Carlos Federico Domínguez Avila is Professor of political science at the Unieuro University Centre in Brasilia, Brazil. He holds a PhD in the history of international relations from the University of Brasilia, and a master’s degree in social and political studies of Latin America from the Alberto Hurtado University in Santiago, Chile. He focuses on international politics, Latin American studies, and contemporary history. He is currently a post-doctoral fellow at the Federal University of Goiás and the State University of Rio de Janeiro, and is developing a research project on the quality of democracy in Latin America. His latest books are A Qualidade da Democracia no Brasil (2016), and Política, Cultura e Sociedade na América Latina (2016).

Deywisson Ronaldo O de Souza holds a master’s degree in political science from the Federal University of Pernambuco (UFPE), Brazil, and is a PhD candidate and assistant lecturer at the same university. His research focuses on international security and the defence policies of emergent countries, and has published papers on those issues and on Brazilian foreign policy. He is a researcher at the Center for American Studies (NEA, UFPE) and a member of the National Council for Scientific and Technological Development (CNPq) research group on Brazil and the Americas. He is also a member of the Brazilian Association of Defence Studies (ABED). His disciplines of interest are political science, sociology, international relations, and scientific methodology.
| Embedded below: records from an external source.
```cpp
__global__ __launch_bounds__(256) void inv_norm_kernel(const float* __restrict__ x, int64_t rows, int d,
                                                       float* __restrict__ inv_out) {
    const int64_t r = (int64_t)blockIdx.x * 4 + (threadIdx.x >> 6);
    if (r >= rows) return;
    float4 v[4];
    float nr = row_sumsq_wave(x + r * (int64_t)d, d, v);
    float inv = inv_norm_from_sumsq(nr);
    if (lane_id() == 0) inv_out[r] = (nr > 0.0f) ? inv : 1.0f;
}

}

int do_search_finish(Rows q, const void* qprep, int64_t n, Rows b, const void* bprep, int64_t m, int d,
                     int64_t* idx_out, float* sim_out, void* ws, hipStream_t st, bool gated, float gate, int records) {
    SearchPlan plan;
    VFM_TRY(resolve_search(plan, records, d, n, m, gated, true));
    VFM_TRY(check_plan_gate(plan.gate_test, gate, "search_finish"));
    Prepared Q = carve_prepared(const_cast<void*>(qprep), n, d);
    Prepared B = carve_prepared(const_cast<void*>(bprep), m, d);
    SearchWs w = carve_search(ws, n, m);
    const CoarseArgs a = coarse_args(Q, B, w, n, m, coarse_qblock(d));
    const float w2 = 2.0f * (float)(d / 16 + 4 + 2) * 5.9604645e-8f;
    const bool i8 = plan.quantised(), half = plan.gate_test, use_bins = plan.use_bins;
    const I8Bounds sel_ib = plan_bounds(plan, Q, B), ib = i8_bounds(Q, B, i8, plan.top2 ? 1 : 0);
    const int chunk_lds = i8 && (size_t)a.nchunks * sizeof(float2) <= 63 * 1024;
    const int* guard = half ? w.fb_count + HALF_GUARD_FLAG : (const int*)nullptr;
    for (int i = 0; i < plan.nsteps; ++i) {
        const FinishStep step = plan.steps[i];
        switch (step) {
            case FIN_FILTER_REFINE:
                hipLaunchKernelGGL(match_filter_refine_kernel, dim3((unsigned)((n + 3) / 4)), dim3(256), 0, st, q, Q.inv, b, B.inv, n, m, d,
                                   DEFAULT_WINDOW, w2, w.qmax, w.rec_cnt, w.rec, w.rcap, w.cand_cnt, w.cand, w.cap, w.fb_count, w.fb_list, vfm_cfg().match_stats);
                break;
            case FIN_PILOT_BIN:
                hipLaunchKernelGGL(match_pilot_bin_kernel, dim3((unsigned)((n + 255) / 256)), dim3(256), 0, st, n, (const unsigned long long*)w.qbest,
                                   (const float*)Q.inv, w.bin_cnt, w.bins, w.bin_cap, a.nchunks);
                break;
            case FIN_PILOT_RESCAN:
                VFM_TRY(launch_rescan_chunk(w, a.nchunks, n, m, d, i8_bounds(Q, B, true, VFM_RECORDS_BEST), Q, B, 0, gate, (const int*)nullptr,
                                            L2Terms{nullptr, nullptr, 0.0f}, st, true));
                VFM_CHECK_HIP(hipMemsetAsync(w.bin_cnt, 0, (size_t)((a.nchunks + 63) / 64 * 64) * BIN_CNT_STRIDE * sizeof(unsigned), st));
                break;
            case FIN_BIN_SURVIVORS:
                hipLaunchKernelGGL(match_bin_survivors_kernel, dim3(256), dim3(256), 0, st, reinterpret_cast<const unsigned*>(w.partials),
                                   mx6_survivor_slot_words(), (const int*)w.fb_count, w.bin_cnt, w.bins, w.bin_cap, w.cand_cnt, w.cand, w.cap);
                break;
            case FIN_SELECT_HALF: {
                const int half_lds = (size_t)a.nchunks * 12 <= 63 * 1024;
                hipLaunchKernelGGL(match_select_half_kernel, dim3((unsigned)a.nq_tiles), dim3(64 * 8), half_lds ? (size_t)a.nchunks * 12 : 0,
                                   st, reinterpret_cast<const unsigned*>(w.partials), a.nchunks, n, Q.inv, sel_ib, (const float*)Q.rest,
                                   (const float*)B.grest, gate, half_lds, w.cand_cnt, w.cand, w.cap, w.fb_count, w.fb_list, vfm_cfg().match_stats,
                                   use_bins ? w.bin_cnt : (unsigned*)nullptr, use_bins ? w.bins : (int*)nullptr, w.bin_cap);
                break;
            }
            case FIN_SELECT_TOP2:
                hipLaunchKernelGGL(match_select_top2_kernel, dim3((unsigned)a.nq_tiles), dim3(64 * SELECT_TOP2_WAVES),
                                   chunk_lds ? (size_t)a.nchunks * sizeof(float2) : 0, st, (const uint2*)w.partials, a.nchunks, n, a.first_pad_chunk,
                                   (const unsigned*)w.qmax, Q.inv, sel_ib, gate, chunk_lds, w.cand_cnt, w.cand, w.cap, w.fb_count, w.fb_list, vfm_cfg().match_stats);
                break;
            case FIN_SELECT_BEST: {
                const int best_lds = chunk_lds && use_bins && (size_t)a.nchunks * 12 <= 63 * 1024 && a.nchunks < 65536 ? 2 : chunk_lds;
                hipLaunchKernelGGL(match_select_best_kernel, dim3((unsigned)a.nq_tiles), dim3(64 * SELECT_BEST_WAVES),
                                   best_lds == 2 ? (size_t)a.nchunks * 12 : chunk_lds ? (size_t)a.nchunks * sizeof(float2) : 0, st,
                                   reinterpret_cast<const unsigned*>(w.partials), a.nchunks, n, (const unsigned*)w.qmax, Q.inv, sel_ib, gate, best_lds,
                                   w.cand_cnt, w.cand, w.cap, w.fb_count, w.fb_list, vfm_cfg().match_stats, use_bins ? w.bin_cnt : (unsigned*)nullptr,
                                   use_bins ? w.bins : (int*)nullptr, a.first_pad_chunk, w.bin_cap);
                break;
            }
            case FIN_SELECT:
                hipLaunchKernelGGL(match_select_kernel, dim3((unsigned)((n + 63) / 64)), dim3(64 * SELECT_GROUPS),
                                   chunk_lds ? (size_t)a.nchunks * sizeof(float2) : 0, st, w.partials, a.nchunks, a.npad, n, a.first_pad_chunk, w.qmax,
                                   Q.inv, DEFAULT_WINDOW, sel_ib, gate, chunk_lds, w.cand_cnt, w.cand, w.cap, w.fb_count, w.fb_list, vfm_cfg().match_stats);
                break;
            case FIN_HALF_GUARD:
                hipLaunchKernelGGL(half_guard_kernel, dim3(1), dim3(256), 0, st, w.fb_count, (const unsigned*)w.bin_cnt, a.nchunks,
                                   plan.fused ? 1 : 0, (long long)HALF_GUARD_PER_QUERY * (long long)n);
                break;
            case FIN_GUARD_FALLBACK:
                hipLaunchKernelGGL(match_guard_fallback_kernel, dim3((unsigned)((n + 255) / 256)), dim3(256), 0, st, n, (const float*)Q.inv, guard,
                                   w.cand_cnt, w.fb_count, w.fb_list);
                break;
            case FIN_RESCAN:
                hipLaunchKernelGGL(match_rescan_kernel, dim3((unsigned)((n + 3) / 4)), dim3(256), 0, st, n, m, d, ib,
                                   (const uint4*)Q.tiles8, (const uint4*)B.tiles8, (const unsigned*)w.qmax, w.cand_cnt, w.cand, w.cap,
                                   reinterpret_cast<unsigned*>(w.rec), 2 * w.rcap, w.fb_count, w.fb_list, half ? 1 : 0, gate, guard,
                                   L2Terms{nullptr, nullptr, 0.0f});
                break;
            case FIN_GATEPASS:
#define VFM_GATEPASS(KS)                                                                                                        \
    hipLaunchKernelGGL(match_gatepass_kernel<KS>, dim3((unsigned)a.nchunks), dim3(256), 0, st, n, m, a.nq_tiles, ib, (const float*)Q.inv, \
                       (const uint4*)Q.tiles8, (const uint4*)B.tiles8, gate, w.cand_cnt, w.cand, w.cap, guard, w.qmax)
                switch (d / 32) {
                    case 8: VFM_GATEPASS(8); break;
                    case 12: VFM_GATEPASS(12); break;
                    case 16: VFM_GATEPASS(16); break;
                    case 20: VFM_GATEPASS(20); break;
                    default: VFM_GATEPASS(24); break;
                }
#undef VFM_GATEPASS
                break;
            case FIN_RESCAN_CHUNK:
                VFM_TRY(launch_rescan_chunk(w, a.nchunks, n, m, d, ib, Q, B, half ? 1 : 0, gate, guard, L2Terms{nullptr, nullptr, 0.0f}, st));
                break;
            case FIN_RESCAN_CHUNK_MX6H:
                VFM_TRY(d == 384 ? launch_rescan_chunk_mx6h<3>(w, a.nchunks, n, m, Q, B, gate, guard, st)
                                 : launch_rescan_chunk_mx6h<2>(w, a.nchunks, n, m, Q, B, gate, guard, st));
                break;
            case FIN_RESCAN_CLOSE:
                hipLaunchKernelGGL(match_rescan_close_kernel, dim3((unsigned)((n + 255) / 256)), dim3(256), 0, st, n, w.cand_cnt, w.cap,
                                   w.fb_count, w.fb_list, reinterpret_cast<int*>(w.rec_cnt), half ? (const float*)Q.inv : (const float*)nullptr,
                                   (const unsigned*)w.hit_cnt);
                break;
            case FIN_REFINE: {
                const unsigned grid = (unsigned)((n + 3) / 4);
#define VFM_REFINE(NT)                                                                                                          \
    hipLaunchKernelGGL(match_refine_kernel<NT>, dim3(grid), dim3(256), 0, st, q, Q.inv, b, B.inv, n, m, d, w2, w.cand_cnt, w.cand, \
                       w.cap, w.fb_count, w.fb_list, vfm_cfg().match_stats, i8 ? (const int*)w.rec_cnt : (const int*)nullptr,      \
                       i8 ? (const int*)(w.fb_count + 6) : (const int*)nullptr, use_bins ? (const float*)w.cand_up : (const float*)nullptr, \
                       i8 ? (const unsigned*)w.hit_cnt : (const unsigned*)nullptr, ib)
                if (!i8 || d > 512) VFM_REFINE(12);
                else if (d <= 256) VFM_REFINE(4);
                else if (d <= 384) VFM_REFINE(6);
                else VFM_REFINE(8);
#undef VFM_REFINE
                break;
            }
            case FIN_RESCORE: {
                const size_t lds = (size_t)(64 * RS_STRIDE + RS_PAIRS) * sizeof(double) + (size_t)d * sizeof(float);
                static unsigned long long attr_set = 0ull;
                if (!attr_done(attr_set)) {
                    VFM_CHECK_HIP(hipFuncSetAttribute(reinterpret_cast<const void*>(&match_rescore_kernel),
                                                      hipFuncAttributeMaxDynamicSharedMemorySize, 96 * 1024));
                    attr_mark(attr_set);
                }
                hipLaunchKernelGGL(match_rescore_kernel, dim3((unsigned)((n + 63) / 64)), dim3(256), lds, st, q, Q.inv, b, B.inv, n, m,
                                   d, w.cand_cnt, w.cand, w.cap, idx_out, sim_out, half ? gate : -__builtin_inff());
                break;
            }
            case FIN_EXACT:
                hipLaunchKernelGGL(match_exact_kernel, dim3(256), dim3(256), (((size_t)d * 4 + 15) & ~(size_t)15) + 64, st, q, Q.inv,
                                   b, B.inv, n, m, d, w.fb_list, w.fb_count, idx_out, sim_out);
                break;
        }
        VFM_CHECK_LAUNCH(finish_step_name(step));
    }
    return VFM_OK;
}

int launch_i8_rescans(const SearchWs& w, const CoarseArgs& a, const Prepared& Q, const Prepared& B, int64_t n, int64_t m, int d,
                      bool use_bins, L2Terms l2, hipStream_t st) {
    const I8Bounds ib = i8_bounds(Q, B, true, VFM_RECORDS_BEST);
    hipLaunchKernelGGL(match_rescan_kernel, dim3((unsigned)((n + 3) / 4)), dim3(256), 0, st, n, m, d, ib, (const uint4*)Q.tiles8,
                       (const uint4*)B.tiles8, (const unsigned*)w.qmax, w.cand_cnt, w.cand, w.cap, reinterpret_cast<unsigned*>(w.rec),
                       2 * w.rcap, w.fb_count, w.fb_list, 0, 0.0f, (const int*)nullptr, l2);
    VFM_CHECK_LAUNCH("match_rescan_kernel");
    if (use_bins) {
        const int rc = launch_rescan_chunk(w, a.nchunks, n, m, d, ib, Q, B, 0, 0.0f, (const int*)nullptr, l2, st);
        if (rc != VFM_OK) return rc;
    }
    hipLaunchKernelGGL(match_rescan_close_kernel, dim3((unsigned)((n + 255) / 256)), dim3(256), 0, st, n, w.cand_cnt, w.cap, w.fb_count,
                       w.fb_list, reinterpret_cast<int*>(w.rec_cnt), (const float*)nullptr, (const unsigned*)w.hit_cnt);
    VFM_CHECK_LAUNCH("match_rescan_close_kernel");
    return VFM_OK;
}

int probe_half_select(const SearchPlan& plan, const void* qprep, int64_t n, const void* bprep, int64_t m, int d, void* ws, float gate, hipStream_t st) {
    Prepared Q = carve_prepared(const_cast<void*>(qprep), n, d);
    Prepared B = carve_prepared(const_cast<void*>(bprep), m, d);
    SearchWs w = carve_search(ws, n, m);
    const CoarseArgs a = coarse_args(Q, B, w, n, m, coarse_qblock(d));
    const int half_lds = (size_t)a.nchunks * 12 <= 63 * 1024;
    hipLaunchKernelGGL(match_select_half_kernel, dim3((unsigned)a.nq_tiles), dim3(64 * 8), half_lds ? (size_t)a.nchunks * 12 : 0, st,
                       reinterpret_cast<const unsigned*>(w.partials), a.nchunks, n, Q.inv, plan_bounds(plan, Q, B),
                       (const float*)Q.rest, (const float*)B.grest, gate, half_lds, w.cand_cnt, (unsigned*)nullptr, w.cap, w.fb_count,
                       w.fb_list, 0, (unsigned*)nullptr, (int*)nullptr, w.bin_cap);
    VFM_CHECK_LAUNCH("match_select_half_kernel(probe)");
    return VFM_OK;
}

int launch_select_dense(const SearchWs& w, const CoarseArgs& a, const float* qinv, int64_t n, hipStream_t st) {
    hipLaunchKernelGGL(match_select_kernel, dim3((unsigned)((n + 63) / 64)), dim3(64 * SELECT_GROUPS), 0, st, w.partials, a.nchunks,
                       a.npad, n, a.first_pad_chunk, w.qmax, qinv, DEFAULT_WINDOW, i8_bounds(Prepared{}, Prepared{}, false),
                       -__builtin_inff(), 0, w.cand_cnt, w.cand, w.cap, w.fb_count, w.fb_list, vfm_cfg().match_stats);
    VFM_CHECK_LAUNCH("match_select_kernel");
    return VFM_OK;
}

int exact_ip_top1(const float* q, int64_t n, const float* b, int64_t m, int d, int64_t* idx_out, float* sim_out, void* ws,
                  hipStream_t st) {
    VfmCarver c(ws);
    float* invq = c.take<float>((size_t)n);
    float* invb = c.take<float>((size_t)m);
    hipLaunchKernelGGL(inv_norm_kernel, dim3((unsigned)((n + 3) / 4)), dim3(256), 0, st, q, n, d, invq);
    hipLaunchKernelGGL(inv_norm_kernel, dim3((unsigned)((m + 3) / 4)), dim3(256), 0, st, b, m, d, invb);
    VFM_CHECK_LAUNCH("inv_norm_kernel");
    const unsigned grid = (unsigned)(n < 4096 ? n : 4096);
    hipLaunchKernelGGL(match_exact_kernel, dim3(grid), dim3(256), (((size_t)d * 4 + 15) & ~(size_t)15) + 64, st, q,
                       invq, b, invb, n, m, d, (const int*)nullptr, (const int*)nullptr, idx_out, sim_out);
    VFM_CHECK_LAUNCH("match_exact_kernel");
    return VFM_OK;
}

}

using namespace vfmm;

VFM_EXPORT int vfm_threshold_compact(const float* sim, const int64_t* idx, int64_t n, double thr, int64_t* keep_out,
                                     int64_t* count_out, int32_t* corres_out, const double* q_xyz, const double* b_xyz,
                                     double* src_xyz_out, double* tgt_xyz_out, vfm_stream_t stream) {
    VFM_CHECK_ARG(n >= 0 && sim && keep_out && count_out, "threshold_compact: bad arguments");
    VFM_CHECK_ARG(!(corres_out || tgt_xyz_out) || idx, "threshold_compact: idx required for corres / tgt output");
    VFM_CHECK_ARG(!src_xyz_out || q_xyz, "threshold_compact: q_xyz required");
    VFM_CHECK_ARG(!tgt_xyz_out || b_xyz, "threshold_compact: b_xyz required");
    hipLaunchKernelGGL(threshold_compact_kernel, dim3(1), dim3(1024), 0, (hipStream_t)stream, sim, idx, n, thr, keep_out,
                       count_out, corres_out, q_xyz, b_xyz, src_xyz_out, tgt_xyz_out);
    VFM_CHECK_LAUNCH("threshold_compact_kernel");
    return VFM_OK;
}
```

Baseline: 2123.

## Let rescore workgroups own 256 queries with per-thread f64 pair dots

Adds a templated variant of the rescore kernel in which all four waves own queries (256 per workgroup). In this variant each thread computes a whole f64 query-candidate dot product from global memory with double-buffered float4 loads, replacing the cooperative LDS-staged tile path. Wave prefix sums are combined across waves. The variant is selected by default when the plan is in half mode, otherwise through a new config key. It aims to cut idle waves and LDS barrier traffic, but each thread now does long serial dot products with no LDS reuse, and there are fewer workgroups.

```diff
diff --git a/vfm-registration_amd/csrc/config.cpp b/vfm-registration_amd/csrc/config.cpp
--- a/vfm-registration_amd/csrc/config.cpp
+++ b/vfm-registration_amd/csrc/config.cpp
@@ -28,7 +28,7 @@
     {"mx6_tune", &VfmConfig::mx6_tune},
     {"mx6_ns3", &VfmConfig::mx6_ns3},                {"prep_form", &VfmConfig::prep_stream},
     {"finish_short", &VfmConfig::finish_short},      {"rescan_rows", &VfmConfig::rescan_rows},
-    {"half_noi8", &VfmConfig::half_noi8},
+    {"half_noi8", &VfmConfig::half_noi8},            {"rescore_block", &VfmConfig::rescore_block},
     {"vit_preprocess_patch", &VfmConfig::vit_preprocess_patch}, {"vit_xcd", &VfmConfig::vit_xcd},
     {"vit_cfg_narrow", &VfmConfig::vit_cfg_narrow},  {"vit_cfg_wide", &VfmConfig::vit_cfg_wide},
     {"vit_wpw", &VfmConfig::vit_wpw},                {"vit_hot_a", &VfmConfig::vit_hot_a},
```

Marcos Aurelio Guedes de Oliveira holds a PhD in government from Essex University in the UK. He is Full Professor of political science of the Federal University of Pernambuco (UFPE) in Brazil. He is currently engaged in research on security, defence and foreign policy, funded by the Coordination for the Improvement of Higher Education Personnel (CAPES) and the National Council for Scientific and Technological Development (CNPq). He has published widely in Brazil and abroad.